From debt crises to financial crashes (and back): a stock-flow consistent model for stock price bubbles

We develop a stochastic macro-financial model in continuous time by integrating two specifications of the Keen economic framework with a financial market driven by a jump-diffusion process. The economic block of the model combines monetary debt-deflation mechanisms with Ponzi-type financial destabilization and is influenced by the financial market through a stochastic interest rate that depends on asset price returns. The financial market block of the model consists of an asset with jump–diffusion price process with endogenous, state-dependent jump intensities driven by speculative credit flows. The model formalizes a feedback loop linking credit expansion, crash risk, perceived return dynamics, and bank lending spreads. Under suitable parameter restrictions, we establish global existence and non-explosion of the coupled system. Numerical experiments illustrate how variations in credit sensitivity and jump parameters generate regimes ranging from stable growth to recurrent boom–bust cycles. The framework provides a tractable setting for analyzing endogenous financial fragility within a mathematically well-posed macro–financial system.

💡 Research Summary

The paper presents a continuous‑time stochastic macro‑financial model that merges two strands of the Keen stock‑flow consistent (SFC) framework with a modern jump‑diffusion description of asset prices. The economic core incorporates a monetary debt‑deflation mechanism together with a Ponzi‑type destabilization channel. Real‑sector variables—profits, leverage, debt ratios, and repayment capacity—are governed by accounting‑consistent balance‑sheet equations and behavioral rules (investment and dividend functions that depend on the profit ratio, a speculative credit flow F, and a financing mix parameter).

The financial market side models a single risky asset whose price S follows

 dS_t = μ_t S_t dt + σ S_t dW_t + S_{t‑} dJ_t,

where the jump component J has a state‑dependent intensity λ_t. Crucially, λ_t is an endogenous function of the speculative credit flow F_t (e.g., λ_t = λ_0 + λ_1 F_t), capturing the idea that credit expansion raises crash risk. The model also endogenizes the short‑rate r_t as a linear function of the asset’s instantaneous return i_t = dS_t/S_t, i.e., r_t = r_0 + α i_t. This creates a feedback loop: credit expansion → higher asset prices → higher jump intensity → market crash → higher risk premium → higher borrowing costs → reduced investment and output, which in turn affects credit creation.

Mathematically, the authors write the coupled system of stochastic differential equations (SDEs) for the real variables (capital K, loans L, deposits M, etc.) and the financial variables (S, λ, r). Under boundedness and Lipschitz conditions on the functions governing λ_t and r_t, they prove global existence and non‑explosion of strong solutions (Theorem 2.1). The proof relies on Picard‑Lindelöf arguments for the drift‑diffusion part and on Lyapunov‑type estimates to control the jump intensity, ensuring that the expected value of a quadratic Lyapunov function does not blow up.

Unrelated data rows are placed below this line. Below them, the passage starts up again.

-                                                , tl, tl_last
-#endif
-                                                );
-    }
+        for (int k = 0; k < CLAIM; k++)
+          sweep_item<PCA, K, 8, false, ORD, true, SO>(b, rem + k, C.src, C.pitch, C.st, C.gd, C.words, C.recs, C.partials, I, sc, C.cent, nullptr, exp_tab, pose_w, n_b, b
+#ifdef NDT_TIMELINE
+                                                  , tl, tl_last
+#endif
+                                                  );
+      }
+    };
+    if (last) items(std::true_type()); else items(std::false_type());
     unsigned npos = held_pos;
     if (lane == 0 && !held) npos = __hip_atomic_fetch_add(pos_p, 1u, RLX_AGENT);
     held = false;
diff --git a/lv_slam_amd/csrc/ndt_sweep.hpp b/lv_slam_amd/csrc/ndt_sweep.hpp
--- a/lv_slam_amd/csrc/ndt_sweep.hpp
+++ b/lv_slam_amd/csrc/ndt_sweep.hpp
@@ -76,6 +76,21 @@
     }
   }
 #undef NDT_ACC
+}
+
+template <bool PCA, int ORD = 0>
+__device__ __forceinline__ void eval_score(const float u[3], const float C[9], const double d1, const float d2f, const double w, const bool ok_in,
+                                           double& acc0, const double* __restrict__ exp_tab) {
+  float y[3];
+#pragma unroll
+  for (int j = 0; j < 3; j++) y[j] = sum3<ORD>(u[0] * C[j], u[1] * C[3 + j], u[2] * C[6 + j]);
+  const float qf = sum3<ORD>(u[0] * y[0], u[1] * y[1], u[2] * y[2]);
+  const float e0 = ndtm::exp_f32arg((-d2f * qf) * 0.5f, exp_tab);
+  float s_inc = (float)(-d1 * (double)e0);
+  const float e1 = d2f * e0;
+  const bool ok = ok_in && !(e1 > 1.f || e1 < 0.f || e1 != e1);
+  s_inc = ok ? s_inc : 0.f;
+  if (PCA) acc0 = fma(w, (double)s_inc, acc0); else acc0 += (double)s_inc;
 }
 
 #define NACC_F 37
@@ -138,6 +153,29 @@
     for (int j = 0; j < 3; j++) a[FA_BASE + 3 * i + j] = fmaf(er, y[j], a[FA_BASE + 3 * i + j]);
   }
 }
+template <bool PCA>
+__device__ __forceinline__ void eval_score_fast(const float u[3], const float c[6], const float d1f, const float d2f, const float kq,
+                                                const float w, const bool ok_in, float& a0) {
+  const float c00 = c[0], c01 = c[1], c02 = c[2], c11 = c[3], c12 = c[4], c22 = c[5];
+  float y[3];
+  y[0] = fmaf(c02, u[2], fmaf(c01, u[1], c00 * u[0]));
+  y[1] = fmaf(c12, u[2], fmaf(c11, u[1], c01 * u[0]));
+  y[2] = fmaf(c22, u[2], fmaf(c12, u[1], c02 * u[0]));
+  const float q = fmaf(u[2], y[2], fmaf(u[1], y[1], u[0] * y[0]));
+  const float e0 = __builtin_amdgcn_exp2f(kq * q);
+  const float e1 = d2f * e0;
+  const bool ok = ok_in && !(e1 > 1.f || e1 < 0.f || e1 != e1);
+  float s = -d1f * e0;
+  if (PCA) s *= w;
+  s = ok ? s : 0.f;
+  a0 += s;
+}
+__device__ __forceinline__ double score_tree(double v) {
+#pragma unroll
+  for (int o = 32; o > 0; o >>= 1) v += __shfl_xor(v, o);
+  return v;
+}
+
 __device__ __forceinline__ void fast_acc_to_row(const float a[NACC_F], double acc[43]) {
 #pragma unroll
   for (int k = 0; k < 7; k++) acc[k] = (double)a[k];
@@ -203,11 +241,12 @@
 typedef __attribute__((address_space(1))) unsigned int gu32;
 typedef __attribute__((address_space(1))) unsigned long long gu64;
 #define RLX_AGENT __ATOMIC_RELAXED, __HIP_MEMORY_SCOPE_AGENT
+#define POSE_W_LAST 21
 __device__ __forceinline__ unsigned sweep_pose_words(const PairState* S) {
-  static_assert(offsetof(PairState, T) == 0 && offsetof(PairState, Rj) == 48, "pose words");
+  static_assert(offsetof(PairState, T) == 0 && offsetof(PairState, Rj) == 48 && offsetof(PairState, last_sweep) == 4 * POSE_W_LAST, "pose words");
   const int lane = threadIdx.x & 63;
   unsigned w = 0;
-  if (lane < 21) w = __hip_atomic_load((const gu32*)reinterpret_cast<const unsigned*>(S) + lane, RLX_AGENT);
+  if (lane <= POSE_W_LAST) w = __hip_atomic_load((const gu32*)reinterpret_cast<const unsigned*>(S) + lane, RLX_AGENT);
   return w;
 }
 
@@ -219,11 +258,13 @@
                                                , unsigned long long* tl, unsigned long long& tl_last
 #endif
                                                );
+template <typename T, int SLOT>
+__device__ __forceinline__ T& item_lds() { __shared__ T v; return v; }
 #ifndef FAST_D1_POINT
 #define FAST_D1_POINT 0
 #endif
 
-template <bool PCA, int K, int IT, bool FINE, int ORD, bool ASYNC>
+template <bool PCA, int K, int IT, bool FINE, int ORD, bool ASYNC, bool SO = false>
 __device__ __forceinline__ void sweep_item(const int b, const int rem, const float* __restrict__ src, const size_t pitch, const PairState* st,
                                            const GridDesc* __restrict__ gd, const BitWord* __restrict__ words, const VoxelRec* __restrict__ recs,
                                            double* partials, const int rows_per_pair, const SweepConst& sc, const float* __restrict__ cent,
@@ -235,6 +276,7 @@
                                            ) {
   constexpr bool KD = (K == 27);
   constexpr bool FAST = (ORD == 2);
+  static_assert(!SO || (ASYNC && !FINE), "score-only items belong to the one-launch align");
   static_assert(!FAST || K == 1 || K == 7, "tolerance arithmetic is instantiated for DIRECT1 / DIRECT7");
   typedef SweepTune<PCA, K, ORD> Tune;
   const int lane = threadIdx.x & 63, wv = threadIdx.x >> 6;
@@ -244,13 +286,13 @@
   constexpr int Q_NEED = (IT / TP > 1 ? 64 : 0) + TP * (K < Q_GROUP ? K : Q_GROUP) * 64;
   constexpr int Q_CAP = FAST ? (Q_NEED <= 128 ? 128 : Q_NEED <= 256 ? 256 : Q_NEED <= 512 ? 512 : 1024) : ((K > 1 && K <= Q_GROUP) ? 1024 : 512);
   static_assert(Q_NEED <= Q_CAP, "hit queue");
-  __shared__ unsigned q_ent[WAVES][Q_CAP];
+  auto& q_ent = item_lds<unsigned[WAVES][Q_CAP], 0>();
   typedef typename std::conditional<K == 1, int, typename std::conditional<FAST, float, double>::type>::type QW;
-  __shared__ QW q_w[PCAQ ? WAVES : 1][PCAQ ? Q_CAP : 1];
+  auto& q_w = item_lds<QW[PCAQ ? WAVES : 1][PCAQ ? Q_CAP : 1], 1>();
   constexpr int NBUF = (IT / TP > 1) ? 2 : 1;
-  __shared__ float stage[WAVES][NBUF * 64 * TP][6];
-
-  __shared__ double red[FINE ? WAVES : 1][FINE ? NACC : 1];
+  auto& stage = item_lds<float[WAVES][NBUF * 64 * TP][6], 2>();
+
+  auto& red = item_lds<double[FINE ? WAVES : 1][FINE ? NACC : 1], 3>();
   const PairState& S = st[b];
   const int n = ASYNC ? n_async : S.n_src;
   const GridDesc& g = gd[ASYNC ? g_async : (grid_of ? grid_of[b] : b)];
@@ -320,10 +362,12 @@
       const bool live = lane < m && (PCAQ || KD || B.weight != VOX_DEAD);
       if constexpr (FAST) {
         float u[3] = {(xt0 - B.mh[0]) - B.ml[0], (xt1 - B.mh[1]) - B.ml[1], (xt2 - B.mh[2]) - B.ml[2]};
-        eval_hit_fast<PCA, decltype(mid)>(u, r, B.c, sc.d1f, sc.d2f, sc.kq, B.w, live, acc, mid);
+        if constexpr (SO) { mid(); eval_score_fast<PCA>(u, B.c, sc.d1f, sc.d2f, sc.kq, B.w, live, acc[0]); }
+        else eval_hit_fast<PCA, decltype(mid)>(u, r, B.c, sc.d1f, sc.d2f, sc.kq, B.w, live, acc, mid);
       } else {
         float u[3] = {(float)((double)xt0 - B.m0), (float)((double)xt1 - B.m1), (float)((double)xt2 - B.m2)};
-        eval_hit<PCA, decltype(mid), KD, ORD>(u, r, B.C, sc.d1, sc.d2f, B.w, live, acc, exp_tab, mid);
+        if constexpr (SO) { mid(); eval_score<PCA, ORD>(u, B.C, sc.d1, sc.d2f, B.w, live, acc[0], exp_tab); }
+        else eval_hit<PCA, decltype(mid), KD, ORD>(u, r, B.C, sc.d1, sc.d2f, B.w, live, acc, exp_tab, mid);
       }
       nhits += PCAQ ? (unsigned)m : (unsigned)__popcll(__ballot(live));
       qhead = (qhead + m) & (Q_CAP - 1);
@@ -463,6 +507,14 @@
       if (qcount > 0) drain(qcount);
       TL_STAMP(5);
     }
+    if constexpr (SO) {
+      const double v = score_tree((double)acc[0]);
+      if (lane == 0) {
+        gu64* PG = (gu64*)reinterpret_cast<unsigned long long*>(partials + ((size_t)b * rows_per_pair + rem) * NACC);
+        __hip_atomic_store(PG, (unsigned long long)__double_as_longlong(v), RLX_AGENT);
+        __hip_atomic_store(PG + 43, (unsigned long long)__double_as_longlong((double)nhits), RLX_AGENT);
+      }
+    } else {
     typedef unsigned int u2v __attribute__((ext_vector_type(2)));
     double accd[43];
     if constexpr (FAST) fast_acc_to_row(acc, accd);
@@ -502,6 +554,7 @@
         if (lane == 0) P[43] = (double)nhits;
       }
     }
+    }
     if (FINE) {
       __syncthreads();
       if (wv == 0 && lane < NACC)
@@ -515,7 +568,7 @@
   }
 }
 
-template <bool PCA, int ORD, int NROWS>
+template <bool PCA, int ORD, int NROWS, bool SO = false>
 __device__ __forceinline__ void sweep_rows_d1(const int b, const int rem0, const float* __restrict__ src, const size_t pitch,
                                               const GridDesc* __restrict__ gd, const BitWord* __restrict__ words, const VoxelRec* __restrict__ recs,
                                               double* partials, const int rows_per_pair, const SweepConst& sc, const double* exp_tab,
@@ -527,8 +580,8 @@
   constexpr int TP = 2, IT = 8, NST = IT / TP, Q_CAP = 512;
   const int lane = threadIdx.x & 63, wv = threadIdx.x >> 6;
   const unsigned long long lt_mask = (1ull << lane) - 1ull;
-  __shared__ unsigned q_ent[WAVES][Q_CAP];
-  __shared__ float stage[WAVES][64 * IT][6];
+  auto& q_ent = item_lds<unsigned[WAVES][Q_CAP], 4>();
+  auto& stage = item_lds<float[WAVES][64 * IT][6], 5>();
   const GridDesc& g = gd[g_idx];
   const float* X = src + (size_t)b * 3 * pitch;
   const BitWord* W = words + g.word_off;
@@ -569,7 +622,8 @@
     float r[3] = {sp[3], sp[4], sp[5]};
     const bool live = lane < m && B.weight != VOX_DEAD;
     float u[3] = {(float)((double)xt0 - B.m0), (float)((double)xt1 - B.m1), (float)((double)xt2 - B.m2)};
-    eval_hit<PCA, decltype(mid), false, ORD>(u, r, B.C, sc.d1, sc.d2f, PCA ? (double)B.weight : 1.0, live, acc, exp_tab, mid);
+    if constexpr (SO) { mid(); eval_score<PCA, ORD>(u, B.C, sc.d1, sc.d2f, PCA ? (double)B.weight : 1.0, live, acc[0], exp_tab); }
+    else eval_hit<PCA, decltype(mid), false, ORD>(u, r, B.C, sc.d1, sc.d2f, PCA ? (double)B.weight : 1.0, live, acc, exp_tab, mid);
     nhits += (unsigned)__popcll(__ballot(live));
     qhead = (qhead + m) & (Q_CAP - 1);
     qcount -= m;
@@ -659,6 +713,14 @@
     if (qcount > 0) { Batch Bt; fetch(0, qcount, Bt); eval_batch(Bt, qcount, NoHook()); }
     TL_STAMP(5);
     if (s + 1 < S_TOTAL) { probe(s + 1); load_points(s + 2); }
+    if constexpr (SO) {
+      const double v = score_tree(acc[0]);
+      if (lane == 0) {
+        gu64* PG = (gu64*)reinterpret_cast<unsigned long long*>(partials + ((size_t)b * rows_per_pair + rem0 + s / NST) * NACC);
+        __hip_atomic_store(PG, (unsigned long long)__double_as_longlong(v), RLX_AGENT);
+        __hip_atomic_store(PG + 43, (unsigned long long)__double_as_longlong((double)nhits), RLX_AGENT);
+      }
+    } else {
     typedef unsigned int u2v __attribute__((ext_vector_type(2)));
     double P1[22], P2[11];
 #pragma unroll
@@ -684,6 +746,7 @@
 #pragma unroll
       for (int i = 0; i < 11; i++) if (rb + i < 43) __hip_atomic_store(PG + rb + i, (unsigned long long)__double_as_longlong(P2[i]), RLX_AGENT);
       if (lane == 0) __hip_atomic_store(PG + 43, (unsigned long long)__double_as_longlong((double)nhits), RLX_AGENT);
+    }
     }
 #pragma unroll
     for (int a = 0; a < 43; a++) acc[a] = 0.0;
diff --git a/lv_slam_amd/csrc/ndt_types.hpp b/lv_slam_amd/csrc/ndt_types.hpp
--- a/lv_slam_amd/csrc/ndt_types.hpp
+++ b/lv_slam_amd/csrc/ndt_types.hpp
@@ -57,6 +57,7 @@
 struct PairState {
   float  T[12];
   float  Rj[9];
+  int    last_sweep;
   double p[6];
   double dir[6];
   double a_t;
@@ -72,6 +73,8 @@
   float  reb_inc[16];
   long long reb_tag;
 };
+
+static_assert(offsetof(PairState, last_sweep) == 84 && offsetof(PairState, p) == 88, "last_sweep sits in the padding behind the pose words");
 
 struct SweepConst {
   double d1;
diff --git a/lv_slam_amd/csrc/ndt_update.hpp b/lv_slam_amd/csrc/ndt_update.hpp
--- a/lv_slam_amd/csrc/ndt_update.hpp
+++ b/lv_slam_amd/csrc/ndt_update.hpp
@@ -50,7 +50,7 @@
   ndtm::se3_log(ndtm::se3_from_Rt(R, t), S.p);
   float Tdummy[12];
   ndtm::pose_to_f32(S.p, Tdummy, S.Rj);
-  S.it = 0; S.phase = PH_SWEEP0; S.converged = 0; S.sweeps = 1; S.a_t = 0; S.hits = 0; S.score = 0; S.mt_loops = 0;
+  S.it = 0; S.phase = PH_SWEEP0; S.converged = 0; S.sweeps = 1; S.a_t = 0; S.hits = 0; S.score = 0; S.mt_loops = 0; S.last_sweep = 0;
   for (int a = 0; a < 16; a++) S.inc_cm[a] = S.prev_inc_cm[a] = (a % 5 == 0) ? 1.f : 0.f;
   S.n_src = n_src;
   S.grid_status = grid_status;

Numerical experiments explore the model’s dynamics across three regimes by varying two key parameters: γ, the sensitivity of credit flow to economic growth, and ψ, the scale of the jump intensity response.

• Low γ and ψ produce a stable growth path where asset prices exhibit mean‑reverting diffusion and the economy settles at a steady‑state.
• Intermediate γ with higher ψ generates endogenous boom‑bust cycles: credit‑driven price bubbles build up, the jump intensity rises, a stochastic crash occurs, and the resulting spike in the risk‑adjusted interest rate forces a contraction in borrowing, output, and profits, after which the cycle restarts.
• High γ and ψ lead to a “crash” regime in which even modest shocks trigger a large jump, a sudden surge in the lending spread, and a rapid collapse of the real sector.

The authors interpret these findings through the lens of Minsky’s Financial Instability Hypothesis and Werner’s Quantitative Theory of Credit. The banking sector’s reaction function (the parameter α linking asset returns to the policy rate) emerges as a decisive stability lever: a gentle response dampens credit‑driven bubbles, whereas a steep response amplifies crash risk. The model therefore offers a tractable, mathematically rigorous platform for studying endogenous financial fragility, the propagation of credit‑induced bubbles, and the impact of monetary‑policy‑type interventions.

In conclusion, the paper successfully integrates SFC macro‑economics with stochastic finance, provides rigorous existence results, and demonstrates through simulation how endogenous credit dynamics can generate a rich spectrum of macro‑financial outcomes—from steady growth to recurrent crises—thereby bridging a gap between accounting‑based macro models and probabilistic bubble theory. Future extensions could incorporate heterogeneous agents, policy rules, or networked financial institutions to further enrich the analysis.